What you need to do
Only a number is required: how many lines of the material contain the string "request".
________
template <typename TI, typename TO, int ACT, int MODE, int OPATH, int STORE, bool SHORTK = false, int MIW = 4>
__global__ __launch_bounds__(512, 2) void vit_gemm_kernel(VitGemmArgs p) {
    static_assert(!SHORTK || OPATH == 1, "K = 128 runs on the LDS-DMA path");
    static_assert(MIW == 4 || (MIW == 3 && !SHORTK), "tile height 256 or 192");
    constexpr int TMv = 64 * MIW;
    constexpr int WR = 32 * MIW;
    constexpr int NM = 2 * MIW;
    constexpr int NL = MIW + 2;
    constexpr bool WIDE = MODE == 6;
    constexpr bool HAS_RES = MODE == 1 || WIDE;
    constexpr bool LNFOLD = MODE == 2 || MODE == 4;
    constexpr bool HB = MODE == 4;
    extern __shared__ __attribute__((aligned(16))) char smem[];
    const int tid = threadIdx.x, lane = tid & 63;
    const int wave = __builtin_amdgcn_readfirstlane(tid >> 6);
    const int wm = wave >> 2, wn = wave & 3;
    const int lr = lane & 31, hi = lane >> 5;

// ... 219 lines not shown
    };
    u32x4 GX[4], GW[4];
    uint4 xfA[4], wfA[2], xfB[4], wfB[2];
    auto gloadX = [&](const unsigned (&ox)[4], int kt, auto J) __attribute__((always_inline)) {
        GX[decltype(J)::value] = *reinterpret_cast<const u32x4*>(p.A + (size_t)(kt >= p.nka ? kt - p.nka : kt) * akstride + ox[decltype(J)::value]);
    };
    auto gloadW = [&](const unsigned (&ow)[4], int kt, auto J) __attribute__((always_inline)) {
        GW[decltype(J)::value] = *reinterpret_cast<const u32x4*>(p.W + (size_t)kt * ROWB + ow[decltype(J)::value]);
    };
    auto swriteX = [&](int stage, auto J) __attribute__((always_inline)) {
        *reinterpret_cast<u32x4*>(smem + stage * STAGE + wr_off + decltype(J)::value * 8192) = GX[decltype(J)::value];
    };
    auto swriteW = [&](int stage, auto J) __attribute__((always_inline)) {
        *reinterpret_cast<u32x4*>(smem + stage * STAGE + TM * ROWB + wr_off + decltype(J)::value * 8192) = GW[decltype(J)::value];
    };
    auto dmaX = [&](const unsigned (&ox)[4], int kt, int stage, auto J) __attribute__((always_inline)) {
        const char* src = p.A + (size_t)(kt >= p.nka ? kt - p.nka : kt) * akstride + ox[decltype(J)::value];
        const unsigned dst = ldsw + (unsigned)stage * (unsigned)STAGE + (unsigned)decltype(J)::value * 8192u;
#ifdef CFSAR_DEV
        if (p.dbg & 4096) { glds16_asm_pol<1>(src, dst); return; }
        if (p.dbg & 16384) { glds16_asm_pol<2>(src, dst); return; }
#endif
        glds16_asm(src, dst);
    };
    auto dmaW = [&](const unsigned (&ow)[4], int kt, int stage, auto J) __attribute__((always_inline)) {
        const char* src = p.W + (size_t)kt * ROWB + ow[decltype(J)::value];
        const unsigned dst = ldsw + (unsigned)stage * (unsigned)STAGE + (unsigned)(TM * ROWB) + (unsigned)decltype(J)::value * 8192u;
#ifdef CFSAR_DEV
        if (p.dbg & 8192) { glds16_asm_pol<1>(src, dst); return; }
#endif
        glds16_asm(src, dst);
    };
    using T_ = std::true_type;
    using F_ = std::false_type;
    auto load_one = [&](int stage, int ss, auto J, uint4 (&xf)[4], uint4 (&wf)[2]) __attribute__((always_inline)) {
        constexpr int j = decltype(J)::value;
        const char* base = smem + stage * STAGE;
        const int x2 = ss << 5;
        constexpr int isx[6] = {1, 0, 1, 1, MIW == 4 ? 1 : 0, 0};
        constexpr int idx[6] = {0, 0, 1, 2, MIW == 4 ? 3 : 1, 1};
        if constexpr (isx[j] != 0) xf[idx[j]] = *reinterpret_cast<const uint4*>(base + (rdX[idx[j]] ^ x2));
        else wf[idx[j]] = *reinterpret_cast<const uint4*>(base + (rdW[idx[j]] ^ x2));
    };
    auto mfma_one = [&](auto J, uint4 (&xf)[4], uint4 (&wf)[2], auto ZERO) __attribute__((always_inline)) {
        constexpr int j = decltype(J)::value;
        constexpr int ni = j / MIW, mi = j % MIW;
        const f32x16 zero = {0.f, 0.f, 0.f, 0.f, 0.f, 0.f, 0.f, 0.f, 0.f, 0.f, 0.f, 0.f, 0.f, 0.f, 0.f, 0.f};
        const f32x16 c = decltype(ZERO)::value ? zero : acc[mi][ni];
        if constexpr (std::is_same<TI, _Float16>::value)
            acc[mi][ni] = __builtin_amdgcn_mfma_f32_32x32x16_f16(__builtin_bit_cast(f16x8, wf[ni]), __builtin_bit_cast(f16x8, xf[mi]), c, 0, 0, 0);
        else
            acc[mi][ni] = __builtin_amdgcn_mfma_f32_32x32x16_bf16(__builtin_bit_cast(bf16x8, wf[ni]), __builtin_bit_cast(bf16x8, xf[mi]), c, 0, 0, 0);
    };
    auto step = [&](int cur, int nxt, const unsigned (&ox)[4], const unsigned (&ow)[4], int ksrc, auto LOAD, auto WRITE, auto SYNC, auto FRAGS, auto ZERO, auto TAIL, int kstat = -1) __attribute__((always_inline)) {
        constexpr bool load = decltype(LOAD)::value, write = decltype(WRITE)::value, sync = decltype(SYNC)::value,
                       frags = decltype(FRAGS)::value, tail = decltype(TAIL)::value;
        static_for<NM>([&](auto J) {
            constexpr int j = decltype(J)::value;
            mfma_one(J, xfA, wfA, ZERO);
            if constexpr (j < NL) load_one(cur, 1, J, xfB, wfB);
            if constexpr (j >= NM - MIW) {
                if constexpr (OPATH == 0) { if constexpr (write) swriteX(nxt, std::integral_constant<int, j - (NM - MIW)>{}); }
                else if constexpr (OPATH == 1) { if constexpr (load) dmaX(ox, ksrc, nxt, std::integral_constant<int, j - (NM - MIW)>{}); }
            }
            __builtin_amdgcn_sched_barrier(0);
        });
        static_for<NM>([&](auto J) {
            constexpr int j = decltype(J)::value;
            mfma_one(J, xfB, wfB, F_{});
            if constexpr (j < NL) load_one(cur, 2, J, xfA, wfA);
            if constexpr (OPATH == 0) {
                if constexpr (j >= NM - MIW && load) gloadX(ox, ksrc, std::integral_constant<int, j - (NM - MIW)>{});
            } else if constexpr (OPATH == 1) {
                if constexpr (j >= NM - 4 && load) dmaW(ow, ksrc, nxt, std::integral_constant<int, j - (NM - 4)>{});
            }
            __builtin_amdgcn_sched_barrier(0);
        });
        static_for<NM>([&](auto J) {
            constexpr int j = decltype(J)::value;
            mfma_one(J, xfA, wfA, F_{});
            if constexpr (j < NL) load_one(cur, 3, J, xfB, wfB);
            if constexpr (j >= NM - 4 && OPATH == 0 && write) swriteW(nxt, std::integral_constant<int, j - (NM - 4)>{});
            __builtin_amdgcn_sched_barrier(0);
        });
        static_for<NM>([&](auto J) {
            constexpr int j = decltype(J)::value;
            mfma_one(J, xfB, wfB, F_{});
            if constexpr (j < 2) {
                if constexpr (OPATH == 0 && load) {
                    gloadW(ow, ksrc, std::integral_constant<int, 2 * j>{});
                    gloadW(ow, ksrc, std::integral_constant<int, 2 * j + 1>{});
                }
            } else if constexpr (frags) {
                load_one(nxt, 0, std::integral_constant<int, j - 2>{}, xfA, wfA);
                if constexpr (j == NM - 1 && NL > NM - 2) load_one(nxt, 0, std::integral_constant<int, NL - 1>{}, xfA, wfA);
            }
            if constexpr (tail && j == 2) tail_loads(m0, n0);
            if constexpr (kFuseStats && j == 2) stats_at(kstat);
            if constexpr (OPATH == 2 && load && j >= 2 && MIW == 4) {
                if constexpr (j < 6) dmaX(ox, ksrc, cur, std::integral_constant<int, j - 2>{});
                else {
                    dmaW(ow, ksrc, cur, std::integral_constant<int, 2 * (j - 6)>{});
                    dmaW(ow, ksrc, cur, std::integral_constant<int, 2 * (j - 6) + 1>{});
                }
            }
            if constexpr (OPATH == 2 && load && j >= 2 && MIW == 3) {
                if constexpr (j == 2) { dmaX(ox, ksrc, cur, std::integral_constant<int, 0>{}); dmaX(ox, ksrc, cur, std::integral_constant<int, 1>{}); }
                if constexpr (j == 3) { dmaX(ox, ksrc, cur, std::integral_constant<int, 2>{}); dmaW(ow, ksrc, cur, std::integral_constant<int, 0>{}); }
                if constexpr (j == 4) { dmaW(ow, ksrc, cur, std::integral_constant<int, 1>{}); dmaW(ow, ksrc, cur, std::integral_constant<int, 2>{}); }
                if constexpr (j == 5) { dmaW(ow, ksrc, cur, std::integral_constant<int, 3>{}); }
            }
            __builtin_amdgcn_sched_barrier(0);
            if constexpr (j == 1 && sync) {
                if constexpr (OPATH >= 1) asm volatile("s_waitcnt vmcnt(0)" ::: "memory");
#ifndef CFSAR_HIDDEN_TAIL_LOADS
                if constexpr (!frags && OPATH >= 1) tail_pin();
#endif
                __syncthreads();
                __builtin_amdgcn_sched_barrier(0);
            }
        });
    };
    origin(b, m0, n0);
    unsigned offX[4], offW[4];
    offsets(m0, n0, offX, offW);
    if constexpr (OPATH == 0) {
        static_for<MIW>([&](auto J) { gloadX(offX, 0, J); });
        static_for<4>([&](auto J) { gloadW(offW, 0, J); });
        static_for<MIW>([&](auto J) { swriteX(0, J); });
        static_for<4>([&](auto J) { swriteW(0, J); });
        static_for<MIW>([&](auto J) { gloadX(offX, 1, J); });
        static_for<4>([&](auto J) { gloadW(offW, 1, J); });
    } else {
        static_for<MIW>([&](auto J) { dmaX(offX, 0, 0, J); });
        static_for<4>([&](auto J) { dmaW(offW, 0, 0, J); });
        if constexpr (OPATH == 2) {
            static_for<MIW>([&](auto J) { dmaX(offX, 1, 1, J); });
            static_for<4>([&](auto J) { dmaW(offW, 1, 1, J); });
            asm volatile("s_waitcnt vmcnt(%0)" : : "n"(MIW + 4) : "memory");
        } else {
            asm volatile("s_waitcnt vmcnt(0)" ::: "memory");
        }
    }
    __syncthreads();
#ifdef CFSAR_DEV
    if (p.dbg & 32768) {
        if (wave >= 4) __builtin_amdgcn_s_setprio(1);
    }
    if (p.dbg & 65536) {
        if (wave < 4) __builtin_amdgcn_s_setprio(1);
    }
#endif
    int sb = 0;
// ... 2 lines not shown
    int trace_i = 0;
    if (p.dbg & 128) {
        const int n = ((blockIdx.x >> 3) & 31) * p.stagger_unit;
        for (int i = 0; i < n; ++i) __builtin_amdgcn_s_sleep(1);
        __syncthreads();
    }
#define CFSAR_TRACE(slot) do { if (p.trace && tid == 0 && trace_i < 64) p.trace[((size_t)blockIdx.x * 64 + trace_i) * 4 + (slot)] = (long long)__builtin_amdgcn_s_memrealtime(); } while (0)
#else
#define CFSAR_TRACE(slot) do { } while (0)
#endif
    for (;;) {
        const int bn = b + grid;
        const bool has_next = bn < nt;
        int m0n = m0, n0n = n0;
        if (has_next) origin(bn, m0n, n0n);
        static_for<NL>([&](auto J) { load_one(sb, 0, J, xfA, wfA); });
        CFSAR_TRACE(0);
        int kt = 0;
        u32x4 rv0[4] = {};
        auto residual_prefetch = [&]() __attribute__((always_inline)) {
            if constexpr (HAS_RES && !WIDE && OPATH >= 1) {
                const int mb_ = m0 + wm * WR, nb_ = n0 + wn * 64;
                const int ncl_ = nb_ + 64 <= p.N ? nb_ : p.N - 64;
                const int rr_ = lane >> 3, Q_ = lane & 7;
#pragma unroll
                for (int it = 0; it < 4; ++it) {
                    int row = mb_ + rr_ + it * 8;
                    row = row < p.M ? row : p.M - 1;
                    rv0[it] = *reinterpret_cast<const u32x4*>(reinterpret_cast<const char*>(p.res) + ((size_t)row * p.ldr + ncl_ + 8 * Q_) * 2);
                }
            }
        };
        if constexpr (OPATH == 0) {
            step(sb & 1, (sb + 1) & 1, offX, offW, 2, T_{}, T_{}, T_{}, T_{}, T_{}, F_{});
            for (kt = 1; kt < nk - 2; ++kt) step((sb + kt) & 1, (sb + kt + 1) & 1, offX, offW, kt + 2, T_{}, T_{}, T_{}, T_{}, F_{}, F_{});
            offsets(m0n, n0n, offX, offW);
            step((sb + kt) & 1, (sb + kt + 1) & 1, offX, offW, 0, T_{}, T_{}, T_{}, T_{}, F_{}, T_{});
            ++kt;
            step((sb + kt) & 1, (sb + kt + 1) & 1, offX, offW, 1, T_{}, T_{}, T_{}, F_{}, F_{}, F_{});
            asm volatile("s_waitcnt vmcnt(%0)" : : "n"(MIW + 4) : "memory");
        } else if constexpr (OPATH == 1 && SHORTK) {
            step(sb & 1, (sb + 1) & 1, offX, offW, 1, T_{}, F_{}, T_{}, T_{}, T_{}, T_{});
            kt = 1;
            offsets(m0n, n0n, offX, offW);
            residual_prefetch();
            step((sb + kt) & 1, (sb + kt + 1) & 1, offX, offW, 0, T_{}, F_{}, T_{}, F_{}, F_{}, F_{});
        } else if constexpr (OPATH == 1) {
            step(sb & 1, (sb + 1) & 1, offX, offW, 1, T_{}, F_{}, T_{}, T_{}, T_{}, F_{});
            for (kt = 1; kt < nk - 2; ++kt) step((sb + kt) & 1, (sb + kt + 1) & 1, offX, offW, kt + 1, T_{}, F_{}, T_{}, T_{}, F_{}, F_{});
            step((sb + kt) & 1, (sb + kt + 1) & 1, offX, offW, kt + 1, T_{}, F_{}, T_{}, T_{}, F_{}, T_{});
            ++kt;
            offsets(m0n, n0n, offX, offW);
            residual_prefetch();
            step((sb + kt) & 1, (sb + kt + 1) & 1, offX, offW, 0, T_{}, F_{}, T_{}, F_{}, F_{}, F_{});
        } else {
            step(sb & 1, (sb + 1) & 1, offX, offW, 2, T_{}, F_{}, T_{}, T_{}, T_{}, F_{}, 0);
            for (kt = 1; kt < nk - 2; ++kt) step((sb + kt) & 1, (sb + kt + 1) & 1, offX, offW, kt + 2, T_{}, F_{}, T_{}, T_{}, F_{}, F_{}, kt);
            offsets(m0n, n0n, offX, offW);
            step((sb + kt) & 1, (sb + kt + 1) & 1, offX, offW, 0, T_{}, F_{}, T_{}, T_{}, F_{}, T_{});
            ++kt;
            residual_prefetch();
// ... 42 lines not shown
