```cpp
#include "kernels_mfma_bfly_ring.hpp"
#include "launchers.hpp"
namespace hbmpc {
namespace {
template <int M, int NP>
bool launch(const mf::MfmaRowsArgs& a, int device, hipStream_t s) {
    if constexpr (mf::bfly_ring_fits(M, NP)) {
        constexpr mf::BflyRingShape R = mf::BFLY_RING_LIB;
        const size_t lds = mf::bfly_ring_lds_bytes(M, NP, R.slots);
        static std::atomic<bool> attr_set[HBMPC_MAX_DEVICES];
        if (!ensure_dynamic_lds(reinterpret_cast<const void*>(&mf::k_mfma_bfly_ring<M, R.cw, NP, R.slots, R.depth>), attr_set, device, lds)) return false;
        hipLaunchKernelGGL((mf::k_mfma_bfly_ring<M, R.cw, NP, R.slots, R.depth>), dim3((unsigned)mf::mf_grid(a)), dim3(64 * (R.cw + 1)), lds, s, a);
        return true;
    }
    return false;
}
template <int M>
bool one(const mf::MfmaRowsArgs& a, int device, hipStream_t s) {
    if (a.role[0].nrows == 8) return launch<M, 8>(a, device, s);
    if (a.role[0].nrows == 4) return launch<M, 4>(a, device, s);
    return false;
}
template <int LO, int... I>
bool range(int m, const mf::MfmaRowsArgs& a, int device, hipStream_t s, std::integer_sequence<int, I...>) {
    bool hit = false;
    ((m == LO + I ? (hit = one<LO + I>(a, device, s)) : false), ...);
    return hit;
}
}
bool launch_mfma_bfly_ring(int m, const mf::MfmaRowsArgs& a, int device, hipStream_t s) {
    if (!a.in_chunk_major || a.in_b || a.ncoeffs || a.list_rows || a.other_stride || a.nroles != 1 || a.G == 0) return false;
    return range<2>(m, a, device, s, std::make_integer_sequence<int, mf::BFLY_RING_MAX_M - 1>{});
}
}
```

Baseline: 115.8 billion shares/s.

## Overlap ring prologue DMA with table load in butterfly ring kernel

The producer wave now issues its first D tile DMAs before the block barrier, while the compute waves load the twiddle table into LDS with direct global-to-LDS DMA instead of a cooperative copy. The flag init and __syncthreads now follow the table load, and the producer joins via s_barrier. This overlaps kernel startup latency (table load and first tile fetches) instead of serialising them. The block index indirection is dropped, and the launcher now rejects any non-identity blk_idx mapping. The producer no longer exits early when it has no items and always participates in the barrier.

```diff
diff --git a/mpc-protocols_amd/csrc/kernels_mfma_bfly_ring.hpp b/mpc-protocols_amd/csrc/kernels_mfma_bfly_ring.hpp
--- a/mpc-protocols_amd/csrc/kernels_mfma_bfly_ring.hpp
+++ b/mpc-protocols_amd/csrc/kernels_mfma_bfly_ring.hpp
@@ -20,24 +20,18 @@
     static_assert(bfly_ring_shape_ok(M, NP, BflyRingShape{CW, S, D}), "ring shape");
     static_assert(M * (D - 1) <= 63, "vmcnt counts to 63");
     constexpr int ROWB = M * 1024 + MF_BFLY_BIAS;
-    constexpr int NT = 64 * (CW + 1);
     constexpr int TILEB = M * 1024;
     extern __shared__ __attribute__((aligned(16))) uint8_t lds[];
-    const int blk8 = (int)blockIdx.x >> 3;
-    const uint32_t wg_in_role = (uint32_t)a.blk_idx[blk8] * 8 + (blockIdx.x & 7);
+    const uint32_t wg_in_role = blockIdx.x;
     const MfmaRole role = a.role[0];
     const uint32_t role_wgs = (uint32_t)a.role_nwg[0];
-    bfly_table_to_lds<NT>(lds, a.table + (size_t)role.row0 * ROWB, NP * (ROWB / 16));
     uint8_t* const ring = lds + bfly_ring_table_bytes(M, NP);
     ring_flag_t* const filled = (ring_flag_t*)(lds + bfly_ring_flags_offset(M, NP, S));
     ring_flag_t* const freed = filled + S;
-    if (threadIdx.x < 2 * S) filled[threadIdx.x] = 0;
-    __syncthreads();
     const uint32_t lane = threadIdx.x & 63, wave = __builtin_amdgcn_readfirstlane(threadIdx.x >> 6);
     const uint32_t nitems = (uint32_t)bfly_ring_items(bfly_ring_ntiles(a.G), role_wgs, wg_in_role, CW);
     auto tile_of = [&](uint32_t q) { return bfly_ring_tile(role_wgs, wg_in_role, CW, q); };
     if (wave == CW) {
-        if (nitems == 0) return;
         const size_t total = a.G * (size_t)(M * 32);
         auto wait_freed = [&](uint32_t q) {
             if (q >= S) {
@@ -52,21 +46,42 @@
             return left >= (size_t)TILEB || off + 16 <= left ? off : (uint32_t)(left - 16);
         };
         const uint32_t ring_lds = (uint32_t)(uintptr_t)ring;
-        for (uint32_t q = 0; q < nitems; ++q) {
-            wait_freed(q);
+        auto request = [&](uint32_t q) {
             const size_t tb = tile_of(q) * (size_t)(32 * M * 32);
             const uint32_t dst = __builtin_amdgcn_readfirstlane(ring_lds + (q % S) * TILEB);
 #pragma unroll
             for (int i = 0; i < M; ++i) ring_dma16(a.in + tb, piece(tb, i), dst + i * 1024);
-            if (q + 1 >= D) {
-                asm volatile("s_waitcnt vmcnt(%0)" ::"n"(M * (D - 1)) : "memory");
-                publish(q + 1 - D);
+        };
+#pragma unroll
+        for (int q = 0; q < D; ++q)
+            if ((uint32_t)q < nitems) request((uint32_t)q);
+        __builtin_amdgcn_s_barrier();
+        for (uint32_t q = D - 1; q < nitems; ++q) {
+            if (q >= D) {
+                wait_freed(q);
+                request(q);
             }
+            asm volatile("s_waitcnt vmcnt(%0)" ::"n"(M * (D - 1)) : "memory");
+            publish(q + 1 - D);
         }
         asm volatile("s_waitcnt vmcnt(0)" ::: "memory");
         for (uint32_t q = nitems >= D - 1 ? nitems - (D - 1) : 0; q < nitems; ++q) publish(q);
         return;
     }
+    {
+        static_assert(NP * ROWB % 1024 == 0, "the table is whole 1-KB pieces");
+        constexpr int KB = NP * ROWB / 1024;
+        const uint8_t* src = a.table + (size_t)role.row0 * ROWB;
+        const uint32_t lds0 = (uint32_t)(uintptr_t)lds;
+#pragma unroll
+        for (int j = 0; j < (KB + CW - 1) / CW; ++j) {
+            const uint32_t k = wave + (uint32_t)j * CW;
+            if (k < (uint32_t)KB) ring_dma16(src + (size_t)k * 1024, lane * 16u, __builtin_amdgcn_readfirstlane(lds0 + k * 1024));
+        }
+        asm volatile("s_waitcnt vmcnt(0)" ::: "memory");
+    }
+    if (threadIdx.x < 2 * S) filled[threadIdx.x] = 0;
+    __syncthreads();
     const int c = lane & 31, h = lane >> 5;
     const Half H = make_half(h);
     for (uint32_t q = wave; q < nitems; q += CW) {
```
________
Answer space
3